▸ **What the exercise asks**: From the data underneath, reproduce exactly the stretch that begins at the line with "if (ww > bw)" and ends after the line with "const int src".

[[ Extracted entries, beginning ]]

int roreg_group_conv_split(const float *x, const void *wsplit, const float *bias, const float *bn_scale, const float *bn_shift,
                           float *out, const int32_t *gather,
                           const int32_t *lds_order , int lds_stride,
                           int B, int Cin, int Cout, int Lin, int Lout, int KS, void *stream);

int roreg_dense_split(const float *x, const void *wsplit, const float *bias, const float *scale, const float *shift,
                      const float *residual, int residual_stride, float *out, int B, int K, int O, void *stream);

int roreg_group_conv_f16x2(const float *x, const void *wsplit2, int w_exp, const float *bias, const float *bn_scale, const float *bn_shift,
                           float act_smax, float act_tmax, const float *in_rowmax_dev, float *out, float *out_rowmax_dev,
                           const int32_t *gather, const int32_t *lds_order , int lds_stride,
                           int B, int Cin, int Cout, int Lin, int Lout, int KS, void *stream);
int roreg_dense_f16x2(const float *x, const void *wsplit2, int w_exp, const float *bias, const float *scale, const float *shift,
                      float act_smax, float act_tmax, const float *in_rowmax_dev, const float *residual, int residual_stride, float *out,
                      float *out_rowmax_dev, int B, int K, int O, void *stream);
int roreg_group_conv_f16x2_packed(const uint32_t *x_words, const void *wsplit2, int w_exp, const float *bias, const float *in_bound_dev,
                                  float *out, float *out_rowmax_dev, const int32_t *gather, const int32_t *lds_order, int lds_stride,
                                  int B, int Cin, int Cout, int Lin, int Lout, int KS, void *stream);

int roreg_gf_finalize(const float *eqv_raw, void *eqv, int eqv_bf16 ,
                      float *inv, int B, void *stream);

int roreg_det_score(const float *enc, float *scores, int B, void *stream);

int roreg_inv_descriptor(const void *eqv, int eqv_bf16 , float *inv, int N,
                         void *stream);

int roreg_nn_search(const float *src, const int64_t *src_rows, int m,
                    const float *tgt, const int64_t *tgt_rows, int n, int F,
                    int64_t *idx_out, float *dist_out, uint64_t *scratch, void *stream);

int roreg_nn_search_ex(const float *src, const int64_t *src_rows, int m,
                       const float *tgt, const int64_t *tgt_rows, int n, int F, int squared,
                       int64_t *idx_out, float *dist_out, uint64_t *scratch, void *stream);

int roreg_pdist(const float *A, int m, const float *B, int n, int F, int squared, float *out, void *stream);

typedef struct {
    const float *desc0, *desc1;
    const int64_t *rows0, *rows1;
    int32_t m0, m1;
} roreg_match_task;
size_t roreg_mutual_match_batch_workspace(int n_tasks, int max_m);
int roreg_mutual_match_batch(const roreg_match_task *tasks_dev, int n_tasks, int max_m, int64_t *match_out, int32_t *counts_out,
                             void *workspace, size_t workspace_bytes, void *stream);

size_t roreg_knn_search_workspace(int m, int n);
int roreg_knn_search(const float *src, int m, const float *tgt, int n, int F, int k,
                     int64_t *idx_out, void *workspace , size_t workspace_bytes, void *stream);

int roreg_knn_search_ex(const float *src, int m, const float *tgt, int n, int F, int k, int squared, int64_t *idx_out, float *dist_out,
                        void *workspace, size_t workspace_bytes, void *stream);

size_t roreg_knn_search_seg_workspace(long long m_total, int n_seg, int max_m, int max_n);
int roreg_knn_search_seg(const float *src, const float *tgt, const int32_t *seg_src, const int32_t *seg_tgt, int n_seg, long long m_total,
                         int max_m, int max_n, int F, int k, int64_t *idx_out, void *workspace, size_t workspace_bytes, void *stream);

int roreg_mutual_matches(const int64_t *nn01, const int64_t *nn10, int m, int n ,
                         const int64_t *sample0, const int64_t *sample1,
                         int64_t *match_out, int32_t *count_out, void *stream);

int roreg_des2r(const float *feats1, const int64_t *rows1, const float *feats0, const int64_t *rows0,
                int M, int64_t *idx_out, float *cor_out, void *stream);

int roreg_group_corr(const float *perm_feats, const int64_t *perm_rows, const float *bcast_feats, const int64_t *bcast_rows,
                     int M, int transpose_table, int64_t *idx_out, float *cor_out, void *stream);

int roreg_group_corr_mfma(const float *perm_feats, const int64_t *perm_rows, const float *bcast_feats, const int64_t *bcast_rows, int M,
                          int transpose_table, float *cor_out, void *stream);

int roreg_set_des2r_tables(int transpose_table , const uint8_t *ia_host,
                           const uint8_t *ib_host, const uint8_t *cnt_host, const float *NT_host);
int roreg_group_corr_irrep(const float *perm_coefs, const int64_t *perm_rows, const float *bcast_coefs, const int64_t *bcast_rows, int M,
                           int transpose_table, float *cor_out, void *stream);
int roreg_des2r_irrep(const float *coef1, const int64_t *rows1, const float *coef0, const int64_t *rows0, const void *feats1,
                      const void *feats0, int feat_bf16, int M, int64_t *idx_out, void *stream);
int roreg_des2r_recheck_count(int reset, int32_t *count_out);
int roreg_feat_coefs(const void *x, int x_bf16, float *out, int B, int C, int split, void *stream);

int roreg_et_gather(const void *before0, const void *before1, const void *after0, const void *after1,
                    int feat_bf16 ,
                    const int64_t *rows0, const int64_t *rows1, const int64_t *pre_idx, int M,
                    float *x_out, void *stream);

int roreg_quat_to_trans(const float *q, const int64_t *anchor, const double *keys0, const int64_t *rows0,
                        const double *keys1, const int64_t *rows1, int M,
                        double *Trans_out, float *quat_out, void *stream);

int roreg_ransac_score(const double *k0, const double *k1, const double *w, int w_f32, int M,
                       const double *Trans, const int64_t *hyp_rows, int H, double ird,
                       double *overlap_out, int32_t *best_out, uint8_t *mask_out, void *stream);

int roreg_refine(const double *k0, const double *k1, const double *w, int w_f32, int M,
                 const double *T_in, int t_in_stride ,
                 const double *Trans, const int64_t *hyp_rows, const int32_t *best,
                 double dist, double *T_out, double *stats_out ,
                 void *stream);

typedef struct {
    const void *before0, *before1, *after0, *after1;
    const double *keys0, *keys1;
    const int64_t *matches;
    const int64_t *sel;
    int32_t n, pad_;
    int64_t off;
    const float *coef0, *coef1;
} roreg_lt_task;
int roreg_lt_prepare_batch(const roreg_lt_task *tasks_dev, int n_tasks, int max_n, int flags, int64_t *dr_out, float *x_out,
                           const float *bn_scale , const float *bn_shift, float *x_bound_out , void *stream);
int roreg_lt_finish_batch(const roreg_lt_task *tasks_dev, int n_tasks, int max_n, const float *q_all, const int64_t *dr_all,
                          double *Trans_out, void *stream);
int roreg_role_max(const void *before, const void *after, int feat_bf16, const float *bn_scale , const float *bn_shift, float *out,
                   int N, void *stream);
int roreg_row_bound_roles(const void *x_spatial, int x_bf16, float *bound_out, const float *role_scale, const float *role_shift, float *role_out, int B,
                          void *stream);
int roreg_inv_descriptor_roles(const void *eqv, int eqv_bf16, float *inv, const float *role_scale, const float *role_shift, float *role_out, int N,
                               void *stream);
int roreg_lt_prepare_rows(const roreg_lt_task *tasks_dev, const float *const *roles_dev, int n_tasks, int max_n, int flags, int64_t *dr_out,
                          uint64_t *rows_out, float *x_bound_out, void *stream);

typedef struct {
    const double *keys0, *keys1;
    const int64_t *matches;
    const double *w;
    const double *Trans;
    const int64_t *hyp_rows;
    int32_t M, H;
    int64_t koff;
} roreg_ransac_task;
size_t roreg_ransac_batch_workspace(int n_tasks, long long total_M, int max_H);
int roreg_ransac_batch(const roreg_ransac_task *tasks_dev, int n_tasks, long long total_M, int max_M, int max_H, double ird,
                       int w_f32 ,
                       int32_t *best_out, double *T1_out, double *stats1_out, double *T2_out, double *stats2_out,
                       void *workspace, size_t workspace_bytes, void *stream);

int roreg_refine_batch(const roreg_ransac_task *tasks_dev, const int32_t *sel_dev, int n_sel, long long total_M, const double *T_in,
                       double dist, int w_f32, double *T_out, double *stats_out, const void *workspace, void *stream);

int roreg_mt_shuffle_prefix(const uint32_t *seeds, int n_jobs, const int32_t *sizes, int per_job, int take, int64_t *out, int n_threads);

int roreg_mt_stream_shuffle_prefix(uint32_t *key, int32_t *pos, const int32_t *sizes, int n_lists, int take, int64_t *out);
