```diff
+template <bool WS>
+__device__ __forceinline__ void r_star_next_point(const Dims &d, const Params &p, const Fields &f,
+                                                  const long *__restrict__ srcOf, long q, int fromX, double &facC,
+                                                  double &dhC, double &dhW, double &dhS) {
+  const double oc = f.rStarFacCPrev[q], ow = WS ? f.rStarFacWPrev[q] : 0.0, os = WS ? f.rStarFacSPrev[q] : 0.0;
+  double fc, fw, fs;
+  calc_r_star_fac<true, WS, true>(d, p, f, srcOf, q, fromX, oc, ow, os, fc, fw, fs);
+  facC = fc;
+  dhC = (fc - oc) / p.deltaTFreeSurf;
+  if constexpr (WS) {
+    dhW = (fw - ow) / p.deltaTFreeSurf;
+    dhS = (fs - os) / p.deltaTFreeSurf;
+  }
+}
+
+__device__ __forceinline__ long mg_at_source3(const Dims &d, const long *__restrict__ srcOf, int i, int j, int k, int t) {
+  if (i >= 1 && i <= d.sNx && j >= 1 && j <= d.sNy) return MG_I3(d, i, j, k, t);
+  const long sq = srcOf[MG_I2(d, i, j, t)];
+  if (sq < 0) return MG_I3(d, i, j, k, t);
+  return (sq / d.n2) * d.n3 + (long)(k - 1) * d.n2 + sq % d.n2;
+}
+
+}
diff --git a/mitgcm_amd/model.py b/mitgcm_amd/model.py
--- a/mitgcm_amd/model.py
+++ b/mitgcm_amd/model.py
@@ -17,6 +17,7 @@
 STATE_3D = ("uVel", "vVel", "wVel", "theta", "salt", "gU", "gV", "guNm1", "gvNm1", "gtNm1", "gsNm1", "rhoInSitu",
             "IVDConvCount", "sigmaR", "Kwx", "Kwy", "Kwz", "Kux", "Kvy", "uVelD", "vVelD", "uNM1", "vNM1",
             "totPhiHyd", "alphaRho", "del2u", "del2v", "Kuz", "Kvz", "GM_PsiX", "GM_PsiY")
+WORK_3D = ("phiHydC", "dWtC", "dWtU", "dWtV")
 STATE_2D = ("etaN", "etaH", "fu", "fv", "SST", "lambdaThetaClimRelax", "surfaceForcingT", "surfaceForcingS",
             "Qnet", "EmPmR", "SSS", "lambdaSaltClimRelax", "etaNm1", "rStarFacC", "rStarFacW", "rStarFacS",
             "rStarExpC", "rStarExpW", "rStarExpS", "rStarDhCDt", "rStarDhWDt", "rStarDhSDt", "PmEpR", "dEtaHdt")
@@ -92,7 +93,7 @@
         g = self.g
         if name in GRID_1D or name in STATE_1D:
             return (g.Nr + 1,)
-        if name in GRID_3D or name in STATE_3D:
+        if name in GRID_3D or name in STATE_3D or name in WORK_3D:
             return (g.nTiles, g.Nr, g.ny, g.nx)
         if name == "forcRec":
             n = lib().mgcm_field_count(self.h, b"forcRec")
@@ -189,7 +190,7 @@
     def step_layout(self):
         b = int(lib().mgcm_get_param(self.h, b"stepLayout"))
         return {"dyn_thermo_fused": bool(b & 1), "phys_phi_fused": bool(b & 2), "thermo_second_stream": bool(b & 4),
-                "late_join": bool(b & 8), "pipelined": bool(b & 16)}
+                "late_join": bool(b & 8), "pipelined": bool(b & 16), "phi_pipelined": bool(b & 32)}
 
     def cg2d_fma(self):
         return lib().mgcm_get_param(self.h, b"cg2dFMA") != 0.0
```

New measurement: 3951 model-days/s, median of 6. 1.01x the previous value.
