kyverno_amd/csrc/kvjitgen.cpp:

```cpp
#include <algorithm>
#include <chrono>
#include <cstdio>
#include <cstdlib>
#include <cstring>
#include <map>
#include <set>
#include <sstream>
#include <stdexcept>
#include <unordered_map>

#include "kvjit.hpp"
#include "kvdevtypes.h"

namespace kvh {

using namespace kv;

namespace {

const char* kPrelude =
#include "kvjit_prelude.inc"
    ;
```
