struct Ctx {
  int* I; int* E; char* C; uint8_t* B8; long long* score_; uint4* desc_; int* jump_; int* path_;
  int K, n, Ncap, cells_cap;
  int far_shift;
  int osel;
  int rb_span;
  int two_col;
  const uint32_t* pk;
#ifdef C3_DEBUG_PUNT
  unsigned long long* dbg;
#endif
#define CTX_I(name, k) __device__ __forceinline__ int* name() const { return I + (size_t)(k) * Ncap; }
  CTX_I(n_in, 0) CTX_I(n_out, 1) CTX_I(grp, 2) CTX_I(index, 5) CTX_I(gfirst, 6) CTX_I(glast, 7)
  CTX_I(rem, 8) CTX_I(mpl, 9) CTX_I(mpr, 10) CTX_I(rowm, 11)  CTX_I(anchor, 14) CTX_I(col, 15)
  CTX_I(col2t, 16) CTX_I(nxt, 17) CTX_I(foff, 18)
#undef CTX_I
  __device__ __forceinline__ int* order() const { return I + (size_t)(3 + osel) * Ncap; }
  __device__ __forceinline__ int* order2() const { return I + (size_t)(4 - osel) * Ncap; }
  __device__ __forceinline__ int* in_from() const { return E; }
  __device__ __forceinline__ int* out_to() const { return E + (size_t)Ncap * K; }
  __device__ __forceinline__ int* out_w() const { return E + 2 * (size_t)Ncap * K; }
  __device__ __forceinline__ int far_cap() const { return cells_cap >> far_shift; }
// ... 120 lines not shown
#endif
__device__ __forceinline__ int maxu16(int a, int b) { int d; asm C3_ASMV("v_max_u16 %0, %1, %2" : "=v"(d) : "v"(a), "v"(b)); return d; }
__device__ __forceinline__ int minu16(int a, int b) { int d; asm C3_ASMV("v_min_u16 %0, %1, %2" : "=v"(d) : "v"(a), "v"(b)); return d; }
__device__ __forceinline__ int cv_16to9(int v, int b8) { return v >= ZLO16 ? (int)((unsigned)(v - BIAS16 + b8) << 6) : NEGS; }
__device__ __forceinline__ int cv_9to16(int x9, int b8, int& bad) {
  if (x9 <= NEGS / 2) return NEG16;
  const int r = (x9 >> 6) - b8 + BIAS16;
  if (r < GLO16 || r > 62000) bad = 1;
  return r;
}


__device__ void poa_sweep_desc(Ctx& c, int lane, int Q, bool qlds, const int PR) {
  const int n = c.n;
  int* hops = c.col();
  for (int c0 = ((n - 1) >> 6) << 6; c0 >= 0; c0 -= 64) {
    const int idx = c0 + lane;
    const bool live = idx < n;
    const int v = live ? c.order()[idx] : SNK;
    const int nin = live ? c.n_in()[v] : 0, nout = live ? c.n_out()[v] : 0;
    int bw = INT32_MIN, bt = SNK;
    unsigned far = 0;
    for (int k = 0; __builtin_amdgcn_ballot_w64(k < nout) != 0; ++k) {
      if (k < nout) {
        const int t = c.out_to()[EI(v, k)], ww = c.out_w()[EI(v, k)];
        if (ww > bw) { bw = ww; bt = t; }
        if (t == SNK || c.index()[t] - idx > PR - 1) far = 1;
      }
    }
    unsigned p[4] = {0, 0, 0, 0};
#pragma unroll
    for (int k = 0; k < 4; ++k) if (k < nin) p[k] = (unsigned)c.index()[c.in_from()[EI(v, k)]];
    int d = (v == SNK) ? 0 : 1, ptr = (v == SNK || !live) ? -1 : c.index()[bt];
    if (ptr >= c0 + 64) { d += hops[ptr]; ptr = -1; }
    for (int r = 0; r < 6 && __builtin_amdgcn_ballot_w64(ptr >= 0) != 0; ++r) {
      const int src = (max(ptr, c0) - c0) << 2;
      const int dd = __builtin_amdgcn_ds_bpermute(src, d), pp = __builtin_amdgcn_ds_bpermute(src, ptr);
      if (ptr >= 0) { d += dd; ptr = pp; }
    }
    if (live) {
      hops[idx] = d;
      uint4 A; A.x = (unsigned)v;
      A.y = (p[0] % PR) | ((p[1] % PR) << 4) | ((p[2] % PR) << 8) | ((p[3] % PR) << 12);
      A.z = (unsigned)c.base()[v] | ((unsigned)min(nin, 255) << 8) | (far << 16) | ((unsigned)(nin > 4) << 17);
      A.z |= ((unsigned)(qlds && nin == 1 && (int)p[0] == idx - 1 && v != SRC && v != SNK) << 18) | ((unsigned)(v == SNK) << 19);
      A.w = (unsigned)(Q - (d - 1));
      uint4 B; B.x = p[0]; B.y = p[1]; B.z = p[2]; B.w = p[3];
      c.descA()[idx] = A; c.descB()[idx] = B;
    }
    WSYNC();
  }
}
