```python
def capture_cycle(ops_mod, levels, run, swap_from=None):
# ... 447 lines not shown
        if smoother == "Chebyshev":
            name = CHEBY_TWIN[name]
        return smoothing.ask(self.ops, name, *args)

    def _wavefront_gs(self, l, gs_mode, direction="forward"):
        return gs_mode == "lexicographic" and smoothing.wavefront_gs(self.ops, self.levels[l].A, direction)

    def _fusable(self, l, smoother, steps):
        if smoother not in ("Jacobi", "Chebyshev") or steps < 1:
            return False
        if not self._ask("stencil_smooth_available", self.levels[l].A, smoother=smoother):
            return False
        return smoother == "Jacobi" or steps <= self.ops.FUSED_MAX_SWEEPS

    def smooth_fused(self, l, steps, omega, x_is_zero=False, want_residual=False, correction=None, restrict_to=None,
                     smoother="Jacobi"):
        coef = self._cheby_coef(l, steps) if smoother == "Chebyshev" and steps > 0 else None
        smoothing.fused_passes(self.ops, self.levels[l].A, self.levels[l], steps, omega, x_is_zero, want_residual,
                               correction, restrict_to, coef)

    def coarse_solve(self):
        lev = self.levels[-1]
        self.coarse.apply(lev.b, lev.x)
        for _ in range(self.coarse_refine):
            self.ops.csr_residual_norm2(lev.A, lev.x, lev.b, lev.r, None, None)
            if getattr(self.coarse, "supports_accumulate", False):
                self.coarse.apply(lev.r, lev.x, accumulate=True)
            else:
                self.coarse.apply(lev.r, lev.tmp)
                self.ops.axpby(1.0, lev.tmp, 1.0, lev.x)

    def cycle(self, smoother, steps, omega=1.0, gs_mode="lexicographic", l=0, depth=None,
              after_presmooth=None, x_is_zero=False, gs_sweep=("forward", "forward"), shape="V", *,
              cheby_lmax=None, cheby_ratio=None, line_dir=None, line_order=None, line_band=None):
        children = cycle_children(shape)
        if smoother == "Chebyshev":
            chebyshev_degree(steps)
        pair = gs_sweep_pair(gs_sweep)
        self._prepare(smoother, cheby_lmax, cheby_ratio, line_dir, line_order, line_band)
        if smoother == "Line":
            pair = ("forward", "backward")
        self._visit(smoother, steps, omega, gs_mode, l, (len(self.levels) if depth is None else depth) - 1, children,
                    pair, x_is_zero, after_presmooth)

    def _visit(self, smoother, steps, omega, gs_mode, l, last, children, pair, x_is_zero=False, after_presmooth=None,
               entered=False, leave_open=False):
        if not entered:
            self._presmooth(smoother, steps, omega, gs_mode, l, x_is_zero, pair[0], after_presmooth)
        if l + 1 == last:
            self.coarse_solve()
        else:
            open_ = False
            for i, sub in enumerate(children):
                more = i + 1 < len(children)
                if open_:
                    self._turnaround(l + 1, steps, omega)
                open_ = self._visit(smoother, steps, omega, gs_mode, l + 1, last, cycle_children(sub), pair,
                                    x_is_zero=(i == 0), entered=open_, leave_open=more)
        if leave_open and self._turnaround_ok(l, smoother, steps):
            return True
        self._postsmooth(smoother, steps, omega, gs_mode, l, pair[1])
        return False

    def _presmooth(self, smoother, steps, omega, gs_mode, l, x_is_zero, pre, after_presmooth):
        lev, nxt = self.levels[l], self.levels[l + 1]
        fused = self._fusable(l, smoother, steps)
        restricted = fused and self._ask("stencil_smooth_restrict_available", lev.A, lev.R, smoother=smoother)
        if restricted:
            self.smooth_fused(l, steps, omega, x_is_zero, restrict_to=(lev.R, nxt.b), smoother=smoother)
        elif fused:
            self.smooth_fused(l, steps, omega, x_is_zero, want_residual=True, smoother=smoother)
        else:
            self.smooth(l, smoother, steps, omega, gs_mode, x_is_zero, pre)
        if after_presmooth is not None:
            after_presmooth(lev.x)
        if not fused:
            self.ops.csr_residual_norm2(lev.A, lev.x, lev.b, lev.r, None, None)
        if not restricted:
            self.ops.csr_spmv(lev.R, lev.r, nxt.b, 1.0, 0.0)

    def _postsmooth(self, smoother, steps, omega, gs_mode, l, post):
        lev, nxt = self.levels[l], self.levels[l + 1]
        fused = self._fusable(l, smoother, steps)
        if fused and self._ask("stencil_smooth_prolong_available", lev.A, lev.P, smoother=smoother):
            self.smooth_fused(l, steps, omega, correction=(lev.P, nxt.x), smoother=smoother)
            return
        self.ops.csr_spmv(lev.P, nxt.x, lev.x, 1.0, 1.0)
        if fused:
            self.smooth_fused(l, steps, omega, smoother=smoother)
        else:
            self.smooth(l, smoother, steps, omega, gs_mode, direction=post)

    def _turnaround_ok(self, l, smoother, steps):
        lev = self.levels[l]
        return bool(smoother == "Jacobi" and self._fusable(l, smoother, steps)
                    and self._ask("stencil_smooth_turnaround_selected", lev.A, lev.P, lev.R) and steps <= self.ops.FUSED_MAX_SWEEPS)

    def _turnaround(self, l, steps, omega):
        lev, nxt = self.levels[l], self.levels[l + 1]
        self.ops.stencil_smooth_turnaround(lev.A, lev.x, lev.b, omega, steps, steps, lev.tmp,
                                           prolong=(lev.P, nxt.x), restrict=(lev.R, nxt.b))
        lev.x, lev.tmp = lev.tmp, lev.x

    def residual_norm(self, want_vector=True):
        if self.cycle_values != "f64":
            raise ValueError("a hierarchy with cycle_values=%r is a preconditioner, not the operator of the outer iteration: "
                             "its sweeps read rounded values, so this would be the residual of A32 x = b.  Use it through "
                             "CG.solve / GMRES.solve(preconditioner=H), which take the residual with their own fp64 "
                             "operator" % (self.cycle_values,))
        lev = self.levels[0]
        self.ops.csr_residual_norm2(lev.A, lev.x, lev.b, self.outer_r if want_vector else None,
                               self.partials, self.norm2)
        return math.sqrt(self.norm2.item())

    def check_smoothers(self):
        for lev in self.levels[:-1]:
            self._ask("stencil_gs_check", lev.A)

    def prepare_smoother(self, smoother, gs_mode="lexicographic", l_from=0, gs_sweep=("forward", "forward"), *,
                         cheby_lmax=None, cheby_ratio=None, line_dir=None, line_order=None, line_band=None):
        self._prepare(smoother, cheby_lmax, cheby_ratio, line_dir, line_order, line_band)
        if smoother != "GaussSeidel":
            return
        dirs = []
        for sw in gs_sweep_pair(gs_sweep):
            dirs += [d for d in _directions(sw) if d not in dirs]
        for l in range(l_from, len(self.levels) - 1):
            for d in dirs:
                if self._wavefront_gs(l, gs_mode, d):
                    self.ops.stencil_gs(self.levels[l].A, self.levels[l].tmp, self.levels[l].b, 0)
                else:
                    self.gs_schedule(l, gs_mode, d)

    def captured_cycle(self, smoother, steps, omega, gs_mode, gs_sweep=("forward", "forward"), shape="V", *,
                       cheby_lmax=None, cheby_ratio=None, line_dir=None, line_order=None, line_band=None):
        pair = gs_sweep_pair(gs_sweep)
        cycle_children(shape)
        self._prepare(smoother, cheby_lmax, cheby_ratio, line_dir, line_order, line_band)
        key = (smoother, steps, omega, gs_mode, pair, shape) + self._smoother_key(smoother)
        g = self._graphs.get(key)
        if g is None:
            self.prepare_smoother(smoother, gs_mode, gs_sweep=pair)
            g = self._graphs[key] = capture_cycle(self.ops, self.levels, swap_from=1, run=lambda: self.cycle(
                smoother, steps, omega, gs_mode, gs_sweep=pair, shape=shape))
        return g

    def twin_bytes(self):
        tot = 0
        for lev in self.levels:
            for M in (lev.A, lev.P, lev.R):
                for name in ("patterns", "sell", "packed", "dia"):
                    T = getattr(M, name, None) if M is not None else None
                    tot += 0 if T is None else T.bytes()
        return tot

    @staticmethod
    def _csr_model_bytes(M):
        S = getattr(M, "sell", None)
        narrow = S is not None and getattr(S, "values", "f64") == "f32"
        return (8 if narrow else 12) * M.nnz + 4 * (M.shape[0] + 1)

    def memory_bytes(self):
        tot = 0
        for lev in self.levels:
            tot += lev.A.bytes() + (4 + (lev.d is not None)) * 8 * lev.n
            tot += 0 if lev.line is None else sum(8 * (2 * lev.line_band[d] + 1) * lev.n for d in lev.line if d != "W")
            for M in (lev.P, lev.R, lev.RA):
                if M is not None:
                    tot += M.bytes()
        return tot + self.coarse.bytes_per_apply()

    def cycle_bytes(self, steps):
        tot = 0
        for lev in self.levels[:-1]:
            n, nnz = lev.n, lev.A.nnz
            nc = lev.P.shape[1]
            D = getattr(lev.A, "dia", None)
            a_bytes = self._csr_model_bytes(lev.A) - (4 * nnz if D is not None and getattr(D, "values", "f64") == "f32" else 0)
            tot += (2 * steps + 1) * (a_bytes + 24 * n)
            tot += self._csr_model_bytes(lev.R) + 8 * n + 8 * nc
            tot += self._csr_model_bytes(lev.P) + 8 * nc + 16 * n
        coarse = (1 + self.coarse_refine) * self.coarse.bytes_per_apply()
        return tot, coarse
```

[[ Extracted entries, end ]]

▸ **Answer for the task**:
        if (ww > bw) { bw = ww; bt = t; }
        if (t == SNK || c.index()[t] - idx > PR - 1) far = 1;
      }
    }
    unsigned p[4] = {0, 0, 0, 0};
#pragma unroll
    for (int k = 0; k < 4; ++k) if (k < nin) p[k] = (unsigned)c.index()[c.in_from()[EI(v, k)]];
    int d = (v == SNK) ? 0 : 1, ptr = (v == SNK || !live) ? -1 : c.index()[bt];
    if (ptr >= c0 + 64) { d += hops[ptr]; ptr = -1; }
    for (int r = 0; r < 6 && __builtin_amdgcn_ballot_w64(ptr >= 0) != 0; ++r) {
      const int src = (max(ptr, c0) - c0) << 2;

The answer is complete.